_YOUR TASK_
Bring together all lines from the listing below that contain the string "reads".

_GIVEN DATA_
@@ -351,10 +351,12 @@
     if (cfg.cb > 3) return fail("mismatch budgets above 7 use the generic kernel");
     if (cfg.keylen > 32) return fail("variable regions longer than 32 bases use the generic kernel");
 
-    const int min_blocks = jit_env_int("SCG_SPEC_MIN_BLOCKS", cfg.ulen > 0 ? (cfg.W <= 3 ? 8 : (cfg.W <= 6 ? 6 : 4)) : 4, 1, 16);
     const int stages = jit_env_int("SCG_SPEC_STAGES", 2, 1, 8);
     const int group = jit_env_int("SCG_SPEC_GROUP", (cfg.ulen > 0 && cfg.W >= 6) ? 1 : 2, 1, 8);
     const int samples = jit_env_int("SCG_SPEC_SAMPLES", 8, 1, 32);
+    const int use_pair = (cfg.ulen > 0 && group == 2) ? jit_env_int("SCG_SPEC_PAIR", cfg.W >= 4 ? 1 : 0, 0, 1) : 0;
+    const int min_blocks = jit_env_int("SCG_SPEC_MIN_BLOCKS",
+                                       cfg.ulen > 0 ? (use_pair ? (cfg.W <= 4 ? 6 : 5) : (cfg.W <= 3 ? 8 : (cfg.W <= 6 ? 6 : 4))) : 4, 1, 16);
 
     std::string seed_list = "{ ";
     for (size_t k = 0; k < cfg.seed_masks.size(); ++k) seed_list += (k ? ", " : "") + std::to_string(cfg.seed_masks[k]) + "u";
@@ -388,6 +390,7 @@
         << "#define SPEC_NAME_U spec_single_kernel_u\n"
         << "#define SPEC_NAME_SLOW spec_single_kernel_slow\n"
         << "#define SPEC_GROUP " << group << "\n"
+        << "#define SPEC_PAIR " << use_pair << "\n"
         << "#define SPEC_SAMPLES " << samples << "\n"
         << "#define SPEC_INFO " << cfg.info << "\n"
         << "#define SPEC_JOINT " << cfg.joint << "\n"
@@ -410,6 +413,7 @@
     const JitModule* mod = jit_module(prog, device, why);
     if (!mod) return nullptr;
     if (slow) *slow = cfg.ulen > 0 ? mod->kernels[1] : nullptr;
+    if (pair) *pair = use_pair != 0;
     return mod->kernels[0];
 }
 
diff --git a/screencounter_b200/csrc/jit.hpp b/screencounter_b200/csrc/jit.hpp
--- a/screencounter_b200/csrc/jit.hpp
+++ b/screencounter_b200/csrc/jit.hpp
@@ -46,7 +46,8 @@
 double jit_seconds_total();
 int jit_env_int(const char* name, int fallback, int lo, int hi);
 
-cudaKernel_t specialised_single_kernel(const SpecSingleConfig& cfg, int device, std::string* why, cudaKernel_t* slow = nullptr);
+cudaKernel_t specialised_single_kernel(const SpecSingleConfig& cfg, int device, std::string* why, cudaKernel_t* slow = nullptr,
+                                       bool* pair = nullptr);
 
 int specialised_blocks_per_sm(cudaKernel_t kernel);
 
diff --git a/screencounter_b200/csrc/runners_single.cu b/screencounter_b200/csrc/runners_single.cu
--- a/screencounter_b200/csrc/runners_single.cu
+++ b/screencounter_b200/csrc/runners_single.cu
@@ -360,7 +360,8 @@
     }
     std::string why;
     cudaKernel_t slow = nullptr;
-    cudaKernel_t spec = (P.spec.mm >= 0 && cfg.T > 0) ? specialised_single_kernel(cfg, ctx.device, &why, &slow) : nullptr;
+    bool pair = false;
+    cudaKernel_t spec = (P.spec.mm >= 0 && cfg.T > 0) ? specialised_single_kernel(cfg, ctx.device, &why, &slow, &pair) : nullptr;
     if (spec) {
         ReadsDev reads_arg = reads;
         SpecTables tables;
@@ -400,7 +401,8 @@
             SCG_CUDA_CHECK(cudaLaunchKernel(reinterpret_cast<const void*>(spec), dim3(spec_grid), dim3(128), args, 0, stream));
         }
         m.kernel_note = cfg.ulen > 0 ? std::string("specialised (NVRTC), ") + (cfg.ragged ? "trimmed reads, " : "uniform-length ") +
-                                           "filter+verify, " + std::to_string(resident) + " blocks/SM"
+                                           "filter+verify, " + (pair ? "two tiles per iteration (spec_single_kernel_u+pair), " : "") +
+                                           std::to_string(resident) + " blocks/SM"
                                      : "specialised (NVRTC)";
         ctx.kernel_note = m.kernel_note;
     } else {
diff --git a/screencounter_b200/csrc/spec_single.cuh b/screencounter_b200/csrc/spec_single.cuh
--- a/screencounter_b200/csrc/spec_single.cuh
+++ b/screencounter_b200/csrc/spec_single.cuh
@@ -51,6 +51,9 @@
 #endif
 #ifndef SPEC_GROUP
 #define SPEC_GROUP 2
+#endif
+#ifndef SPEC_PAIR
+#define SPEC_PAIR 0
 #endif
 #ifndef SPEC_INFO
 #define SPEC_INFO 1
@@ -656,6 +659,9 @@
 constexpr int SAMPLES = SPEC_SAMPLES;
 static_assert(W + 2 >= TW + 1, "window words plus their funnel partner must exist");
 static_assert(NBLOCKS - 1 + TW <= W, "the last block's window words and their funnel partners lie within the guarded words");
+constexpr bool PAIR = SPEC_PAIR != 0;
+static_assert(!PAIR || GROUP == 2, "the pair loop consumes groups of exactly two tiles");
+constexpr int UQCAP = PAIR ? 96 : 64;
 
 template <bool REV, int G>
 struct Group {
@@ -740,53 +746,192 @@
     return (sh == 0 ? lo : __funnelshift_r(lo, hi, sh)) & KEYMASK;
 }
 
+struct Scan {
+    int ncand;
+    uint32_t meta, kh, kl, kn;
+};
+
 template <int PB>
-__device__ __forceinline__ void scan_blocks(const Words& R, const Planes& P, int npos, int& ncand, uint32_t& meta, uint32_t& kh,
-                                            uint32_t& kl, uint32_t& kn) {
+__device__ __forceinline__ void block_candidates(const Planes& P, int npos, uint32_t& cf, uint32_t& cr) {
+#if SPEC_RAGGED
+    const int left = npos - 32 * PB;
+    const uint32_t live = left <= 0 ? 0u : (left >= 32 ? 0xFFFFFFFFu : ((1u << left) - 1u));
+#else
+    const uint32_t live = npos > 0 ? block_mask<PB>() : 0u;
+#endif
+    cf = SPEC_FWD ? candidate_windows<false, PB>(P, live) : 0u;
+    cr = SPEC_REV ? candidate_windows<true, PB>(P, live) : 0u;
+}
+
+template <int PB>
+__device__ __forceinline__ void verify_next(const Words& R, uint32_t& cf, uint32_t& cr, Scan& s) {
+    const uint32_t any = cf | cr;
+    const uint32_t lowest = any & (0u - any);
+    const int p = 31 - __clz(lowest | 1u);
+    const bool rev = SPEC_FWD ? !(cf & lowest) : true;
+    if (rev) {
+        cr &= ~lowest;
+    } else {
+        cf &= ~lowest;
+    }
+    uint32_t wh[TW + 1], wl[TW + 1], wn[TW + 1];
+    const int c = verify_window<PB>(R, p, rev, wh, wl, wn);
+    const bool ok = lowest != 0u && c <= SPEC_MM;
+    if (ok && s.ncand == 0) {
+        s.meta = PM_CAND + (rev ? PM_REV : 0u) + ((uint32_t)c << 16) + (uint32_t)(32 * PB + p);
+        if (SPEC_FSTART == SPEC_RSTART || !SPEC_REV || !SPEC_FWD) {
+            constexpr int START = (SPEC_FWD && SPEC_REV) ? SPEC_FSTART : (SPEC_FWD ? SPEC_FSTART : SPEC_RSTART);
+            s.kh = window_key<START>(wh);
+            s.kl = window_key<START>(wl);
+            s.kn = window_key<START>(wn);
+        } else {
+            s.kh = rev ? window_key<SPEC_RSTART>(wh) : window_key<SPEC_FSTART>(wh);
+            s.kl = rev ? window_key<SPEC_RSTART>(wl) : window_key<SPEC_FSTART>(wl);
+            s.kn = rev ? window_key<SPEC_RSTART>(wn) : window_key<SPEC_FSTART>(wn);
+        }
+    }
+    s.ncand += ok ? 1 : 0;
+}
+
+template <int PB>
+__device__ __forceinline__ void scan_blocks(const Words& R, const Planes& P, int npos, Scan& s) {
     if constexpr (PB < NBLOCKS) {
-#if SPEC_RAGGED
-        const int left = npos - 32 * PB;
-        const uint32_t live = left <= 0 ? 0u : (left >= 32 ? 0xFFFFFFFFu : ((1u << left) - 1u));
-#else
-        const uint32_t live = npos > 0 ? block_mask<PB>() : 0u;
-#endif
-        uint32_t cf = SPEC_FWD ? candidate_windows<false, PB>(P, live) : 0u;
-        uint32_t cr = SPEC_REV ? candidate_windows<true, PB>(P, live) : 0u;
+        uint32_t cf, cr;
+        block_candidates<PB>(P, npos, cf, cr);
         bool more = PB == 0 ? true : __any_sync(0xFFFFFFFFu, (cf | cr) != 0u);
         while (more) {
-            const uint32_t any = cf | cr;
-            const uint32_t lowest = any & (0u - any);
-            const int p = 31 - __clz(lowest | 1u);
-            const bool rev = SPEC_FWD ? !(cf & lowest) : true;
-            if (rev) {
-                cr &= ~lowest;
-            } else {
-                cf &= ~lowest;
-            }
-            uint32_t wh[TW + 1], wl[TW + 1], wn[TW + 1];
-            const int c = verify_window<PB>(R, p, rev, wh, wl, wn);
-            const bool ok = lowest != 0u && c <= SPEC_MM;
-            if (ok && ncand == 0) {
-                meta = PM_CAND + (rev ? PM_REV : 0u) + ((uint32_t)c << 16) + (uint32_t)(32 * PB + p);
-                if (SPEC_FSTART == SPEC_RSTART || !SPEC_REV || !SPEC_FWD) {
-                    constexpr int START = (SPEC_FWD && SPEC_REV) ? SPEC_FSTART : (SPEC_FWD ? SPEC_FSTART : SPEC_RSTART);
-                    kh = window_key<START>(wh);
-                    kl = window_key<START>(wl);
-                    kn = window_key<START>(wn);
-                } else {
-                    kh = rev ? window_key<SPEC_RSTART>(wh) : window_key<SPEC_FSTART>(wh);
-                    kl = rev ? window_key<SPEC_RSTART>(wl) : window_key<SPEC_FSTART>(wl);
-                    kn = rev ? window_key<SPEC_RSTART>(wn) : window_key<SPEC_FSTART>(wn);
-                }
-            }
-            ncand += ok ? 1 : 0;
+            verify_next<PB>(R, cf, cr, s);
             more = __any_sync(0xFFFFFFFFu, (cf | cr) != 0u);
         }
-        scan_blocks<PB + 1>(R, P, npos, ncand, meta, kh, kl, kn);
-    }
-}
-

_EXERCISE OUTPUT_
         ReadsDev reads_arg = reads;
         m.kernel_note = cfg.ulen > 0 ? std::string("specialised (NVRTC), ") + (cfg.ragged ? "trimmed reads, " : "uniform-length ") +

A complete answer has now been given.